WORK TO COMPLETE: Once you have read the listing, write it all out exactly.

============================================================

diff --git a/diffco_amd/csrc/motion_inst.hip b/diffco_amd/csrc/motion_inst.hip
--- a/diffco_amd/csrc/motion_inst.hip
+++ b/diffco_amd/csrc/motion_inst.hip
@@ -27,8 +27,11 @@
         kern<<<grid, dim3(64 * nw), lds, st>>>(a, mo_off);
         return hipGetLastError();
     };
+    if constexpr (spare_applies(kD, CC, KF)) {
+        if (a.sc.xf && a.sc.spare > 0) return launch(motion_kernel<kD, KF, CC, kMaxT, 2>);
+    }
     if constexpr (xf_applies(kD, CC, KF)) {
-        if (a.sc.xf) return launch(motion_kernel<kD, KF, CC, kMaxT, true>);
+        if (a.sc.xf) return launch(motion_kernel<kD, KF, CC, kMaxT, 1>);
     }
     return launch(motion_kernel<kD, KF, CC, kMaxT>);
 }
diff --git a/diffco_amd/csrc/motion_kernel.h b/diffco_amd/csrc/motion_kernel.h
--- a/diffco_amd/csrc/motion_kernel.h
+++ b/diffco_amd/csrc/motion_kernel.h
@@ -71,7 +71,7 @@
     return __fadd_rn(qa, __fmul_rn((float)k, __fmul_rn(d, *frac_e)));
 }
 
-template <int D, int KF, int CC, int MAXT, bool XF = false>
+template <int D, int KF, int CC, int MAXT, int XF = 0 >
 __global__ __launch_bounds__(MAXT, sweep_min_waves(D, CC, KF)) void motion_kernel(const MotionArgs m, int32_t mo_off) {
     extern __shared__ __attribute__((aligned(16))) float smem[];
     const ScoreArgs& a = m.sc;
@@ -170,7 +170,7 @@
 #pragma unroll
                 for (int k = 0; k < D; ++k) x[k] = (k < a.d_fk) ? sX[k * 64 + lane] : 0.0f;
             }
-            if constexpr (XF) {
+            if constexpr (XF != 0) {
                 cfloat_ptr cen = (cfloat_ptr)(uintptr_t)a.centre;
 #pragma unroll
                 for (int k = 0; k < D; ++k) x[k] -= cen[k];
@@ -184,7 +184,7 @@
             float gx[D];
 #pragma unroll
             for (int c = 0; c < CC; ++c) up[c] = 0.0f;
-            sweep_rows<D, KF, CC, MODE_SCORE, XF>(a, x, up, j0, j1, sc, gx);
+            sweep_rows<D, KF, CC, MODE_SCORE, XF != 0, 0, false, XF == 2>(a, x, up, j0, j1, sc, gx);
         }
         const auto& b = reload_kernargs<MotionArgs>();
         const int lane = fresh_lane();
diff --git a/diffco_amd/csrc/motion_worst_inst.hip b/diffco_amd/csrc/motion_worst_inst.hip
--- a/diffco_amd/csrc/motion_worst_inst.hip
+++ b/diffco_amd/csrc/motion_worst_inst.hip
@@ -27,8 +27,11 @@
         kern<<<grid, dim3(64 * nw), lds, st>>>(a, mo_off);
         return hipGetLastError();
     };
+    if constexpr (spare_applies(kD, CC, KF)) {
+        if (a.sc.xf && a.sc.spare > 0) return launch(motion_worst_kernel<kD, KF, CC, kMaxT, 2>);
+    }
     if constexpr (xf_applies(kD, CC, KF)) {
-        if (a.sc.xf) return launch(motion_worst_kernel<kD, KF, CC, kMaxT, true>);
+        if (a.sc.xf) return launch(motion_worst_kernel<kD, KF, CC, kMaxT, 1>);
     }
     return launch(motion_worst_kernel<kD, KF, CC, kMaxT>);
 }
diff --git a/diffco_amd/csrc/motion_worst_kernel.h b/diffco_amd/csrc/motion_worst_kernel.h
--- a/diffco_amd/csrc/motion_worst_kernel.h
+++ b/diffco_amd/csrc/motion_worst_kernel.h
@@ -59,7 +59,7 @@
 __host__ __device__ inline uint32_t motion_worst_unorder(uint32_t o) { return (o & 0x80000000u) ? (o & 0x7fffffffu) : ~o; }
 
 #ifdef __HIPCC__
-template <int D, int KF, int CC, int MAXT, bool XF = false>
+template <int D, int KF, int CC, int MAXT, int XF = 0 >
 __global__ __launch_bounds__(MAXT, sweep_min_waves(D, CC, KF)) void motion_worst_kernel(const MotionWorstArgs m, int32_t mo_off) {
     extern __shared__ __attribute__((aligned(16))) float smem[];
     const ScoreArgs& a = m.sc;
@@ -113,7 +113,7 @@
 #pragma unroll
             for (int k = 0; k < D; ++k) x[k] = (k < a.d_fk) ? sX[k * 64 + lane] : 0.0f;
         }
-        if constexpr (XF) {
+        if constexpr (XF != 0) {
             cfloat_ptr cen = (cfloat_ptr)(uintptr_t)a.centre;
 #pragma unroll
             for (int k = 0; k < D; ++k) x[k] -= cen[k];
@@ -127,7 +127,7 @@
         float gx[D];
 #pragma unroll
         for (int c = 0; c < CC; ++c) up[c] = 0.0f;
-        sweep_rows<D, KF, CC, MODE_SCORE, XF>(a, x, up, j0, j1, sc, gx);
+        sweep_rows<D, KF, CC, MODE_SCORE, XF != 0, 0, false, XF == 2>(a, x, up, j0, j1, sc, gx);
     }
     const auto& b = reload_kernargs<MotionWorstArgs>();
     const int lane = fresh_lane();
diff --git a/diffco_amd/csrc/pack_kernels.h b/diffco_amd/csrc/pack_kernels.h
--- a/diffco_amd/csrc/pack_kernels.h
+++ b/diffco_amd/csrc/pack_kernels.h
@@ -9,6 +9,7 @@
     const float* w;
     float* rows;
     float* rows_xf;
+    float* rows_sp;
     float* centre;
     int32_t* info;
     int64_t S;
diff --git a/diffco_amd/csrc/pack_kernels.hip b/diffco_amd/csrc/pack_kernels.hip
--- a/diffco_amd/csrc/pack_kernels.hip
+++ b/diffco_amd/csrc/pack_kernels.hip
@@ -11,6 +11,7 @@
     __shared__ int s_wave_cnt[kPackThreads / 64];
     __shared__ int s_base;
     __shared__ double s_max[kPackThreads / 64];
+    __shared__ int s_same[128];
     const int tid = threadIdx.x, lane = tid & 63, wave = tid >> 6;
     const int ss_off = a.Dt + a.Cl + (a.Cl > 1 ? 1 : 0);
     if (tid == 0) s_base = 0;
@@ -57,40 +58,75 @@
     for (int i = tid; i < a.tail_floats; i += kPackThreads) {
         a.rows[(size_t)kept * a.RS + i] = 0.0f;
         a.rows_xf[(size_t)kept * a.RS + i] = 0.0f;
+        if (a.rows_sp) a.rows_sp[(size_t)kept * a.RS + i] = 0.0f;
     }
     __syncthreads();
     if (tid < a.Dt) {
         float c = 0.0f;
+        bool same = kept > 0 && (tid >= a.D || a.centred);
+        uint32_t differ = 0;
         if (a.centred && tid < a.D && kept > 0) {
             double acc = 0.0;
             const float* col = a.rows + tid;
+            const float first = col[0];
             int j = 0;
             for (; j + 32 <= kept; j += 32) {
                 float v[32];
 #pragma unroll
                 for (int u = 0; u < 32; ++u) v[u] = col[(size_t)(j + u) * a.RS];
 #pragma unroll
-                for (int u = 0; u < 32; ++u) acc += (double)v[u];
+                for (int u = 0; u < 32; ++u) {
+                    acc += (double)v[u];
+                    differ |= __float_as_uint(v[u]) ^ __float_as_uint(first);
+                }
             }
-            for (; j < kept; ++j) acc += (double)col[(size_t)j * a.RS];
+            for (; j < kept; ++j) {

============================================================

TASK RESPONSE:
diff --git a/diffco_amd/csrc/motion_inst.hip b/diffco_amd/csrc/motion_inst.hip
--- a/diffco_amd/csrc/motion_inst.hip
+++ b/diffco_amd/csrc/motion_inst.hip
@@ -27,8 +27,11 @@
         kern<<<grid, dim3(64 * nw), lds, st>>>(a, mo_off);
         return hipGetLastError();
     };
+    if constexpr (spare_applies(kD, CC, KF)) {
+        if (a.sc.xf && a.sc.spare > 0) return launch(motion_kernel<kD, KF, CC, kMaxT, 2>);
+    }
     if constexpr (xf_applies(kD, CC, KF)) {
-        if (a.sc.xf) return launch(motion_kernel<kD, KF, CC, kMaxT, true>);
+        if (a.sc.xf) return launch(motion_kernel<kD, KF, CC, kMaxT, 1>);
     }
     return launch(motion_kernel<kD, KF, CC, kMaxT>);
 }
diff --git a/diffco_amd/csrc/motion_kernel.h b/diffco_amd/csrc/motion_kernel.h
--- a/diffco_amd/csrc/motion_kernel.h
+++ b/diffco_amd/csrc/motion_kernel.h
@@ -71,7 +71,7 @@
     return __fadd_rn(qa, __fmul_rn((float)k, __fmul_rn(d, *frac_e)));
 }
 
-template <int D, int KF, int CC, int MAXT, bool XF = false>
+template <int D, int KF, int CC, int MAXT, int XF = 0 >
 __global__ __launch_bounds__(MAXT, sweep_min_waves(D, CC, KF)) void motion_kernel(const MotionArgs m, int32_t mo_off) {
     extern __shared__ __attribute__((aligned(16))) float smem[];
     const ScoreArgs& a = m.sc;
@@ -170,7 +170,7 @@
 #pragma unroll
                 for (int k = 0; k < D; ++k) x[k] = (k < a.d_fk) ? sX[k * 64 + lane] : 0.0f;
             }
-            if constexpr (XF) {
+            if constexpr (XF != 0) {
                 cfloat_ptr cen = (cfloat_ptr)(uintptr_t)a.centre;
 #pragma unroll
                 for (int k = 0; k < D; ++k) x[k] -= cen[k];
@@ -184,7 +184,7 @@
             float gx[D];
 #pragma unroll
             for (int c = 0; c < CC; ++c) up[c] = 0.0f;
-            sweep_rows<D, KF, CC, MODE_SCORE, XF>(a, x, up, j0, j1, sc, gx);
+            sweep_rows<D, KF, CC, MODE_SCORE, XF != 0, 0, false, XF == 2>(a, x, up, j0, j1, sc, gx);
         }
         const auto& b = reload_kernargs<MotionArgs>();
         const int lane = fresh_lane();
diff --git a/diffco_amd/csrc/motion_worst_inst.hip b/diffco_amd/csrc/motion_worst_inst.hip
--- a/diffco_amd/csrc/motion_worst_inst.hip
+++ b/diffco_amd/csrc/motion_worst_inst.hip
@@ -27,8 +27,11 @@
         kern<<<grid, dim3(64 * nw), lds, st>>>(a, mo_off);
         return hipGetLastError();
     };
+    if constexpr (spare_applies(kD, CC, KF)) {
+        if (a.sc.xf && a.sc.spare > 0) return launch(motion_worst_kernel<kD, KF, CC, kMaxT, 2>);
+    }
     if constexpr (xf_applies(kD, CC, KF)) {
-        if (a.sc.xf) return launch(motion_worst_kernel<kD, KF, CC, kMaxT, true>);
+        if (a.sc.xf) return launch(motion_worst_kernel<kD, KF, CC, kMaxT, 1>);
     }
     return launch(motion_worst_kernel<kD, KF, CC, kMaxT>);
 }
diff --git a/diffco_amd/csrc/motion_worst_kernel.h b/diffco_amd/csrc/motion_worst_kernel.h
--- a/diffco_amd/csrc/motion_worst_kernel.h
+++ b/diffco_amd/csrc/motion_worst_kernel.h
@@ -59,7 +59,7 @@
 __host__ __device__ inline uint32_t motion_worst_unorder(uint32_t o) { return (o & 0x80000000u) ? (o & 0x7fffffffu) : ~o; }
 
 #ifdef __HIPCC__
-template <int D, int KF, int CC, int MAXT, bool XF = false>
+template <int D, int KF, int CC, int MAXT, int XF = 0 >
 __global__ __launch_bounds__(MAXT, sweep_min_waves(D, CC, KF)) void motion_worst_kernel(const MotionWorstArgs m, int32_t mo_off) {
     extern __shared__ __attribute__((aligned(16))) float smem[];
     const ScoreArgs& a = m.sc;
@@ -113,7 +113,7 @@
 #pragma unroll
             for (int k = 0; k < D; ++k) x[k] = (k < a.d_fk) ? sX[k * 64 + lane] : 0.0f;
         }
-        if constexpr (XF) {
+        if constexpr (XF != 0) {
             cfloat_ptr cen = (cfloat_ptr)(uintptr_t)a.centre;
 #pragma unroll
             for (int k = 0; k < D; ++k) x[k] -= cen[k];
@@ -127,7 +127,7 @@
         float gx[D];
 #pragma unroll
         for (int c = 0; c < CC; ++c) up[c] = 0.0f;
-        sweep_rows<D, KF, CC, MODE_SCORE, XF>(a, x, up, j0, j1, sc, gx);
+        sweep_rows<D, KF, CC, MODE_SCORE, XF != 0, 0, false, XF == 2>(a, x, up, j0, j1, sc, gx);
     }
     const auto& b = reload_kernargs<MotionWorstArgs>();
     const int lane = fresh_lane();
diff --git a/diffco_amd/csrc/pack_kernels.h b/diffco_amd/csrc/pack_kernels.h
--- a/diffco_amd/csrc/pack_kernels.h
+++ b/diffco_amd/csrc/pack_kernels.h
@@ -9,6 +9,7 @@
     const float* w;
     float* rows;
     float* rows_xf;
+    float* rows_sp;
     float* centre;
     int32_t* info;
     int64_t S;
diff --git a/diffco_amd/csrc/pack_kernels.hip b/diffco_amd/csrc/pack_kernels.hip
--- a/diffco_amd/csrc/pack_kernels.hip
+++ b/diffco_amd/csrc/pack_kernels.hip
@@ -11,6 +11,7 @@
     __shared__ int s_wave_cnt[kPackThreads / 64];
     __shared__ int s_base;
     __shared__ double s_max[kPackThreads / 64];
+    __shared__ int s_same[128];
     const int tid = threadIdx.x, lane = tid & 63, wave = tid >> 6;
     const int ss_off = a.Dt + a.Cl + (a.Cl > 1 ? 1 : 0);
     if (tid == 0) s_base = 0;
@@ -57,40 +58,75 @@
     for (int i = tid; i < a.tail_floats; i += kPackThreads) {
         a.rows[(size_t)kept * a.RS + i] = 0.0f;
         a.rows_xf[(size_t)kept * a.RS + i] = 0.0f;
+        if (a.rows_sp) a.rows_sp[(size_t)kept * a.RS + i] = 0.0f;
     }
     __syncthreads();
     if (tid < a.Dt) {
         float c = 0.0f;
+        bool same = kept > 0 && (tid >= a.D || a.centred);
+        uint32_t differ = 0;
         if (a.centred && tid < a.D && kept > 0) {
             double acc = 0.0;
             const float* col = a.rows + tid;
+            const float first = col[0];
             int j = 0;
             for (; j + 32 <= kept; j += 32) {
                 float v[32];
 #pragma unroll
                 for (int u = 0; u < 32; ++u) v[u] = col[(size_t)(j + u) * a.RS];
 #pragma unroll
-                for (int u = 0; u < 32; ++u) acc += (double)v[u];
+                for (int u = 0; u < 32; ++u) {
+                    acc += (double)v[u];
+                    differ |= __float_as_uint(v[u]) ^ __float_as_uint(first);
+                }
             }
-            for (; j < kept; ++j) acc += (double)col[(size_t)j * a.RS];
+            for (; j < kept; ++j) {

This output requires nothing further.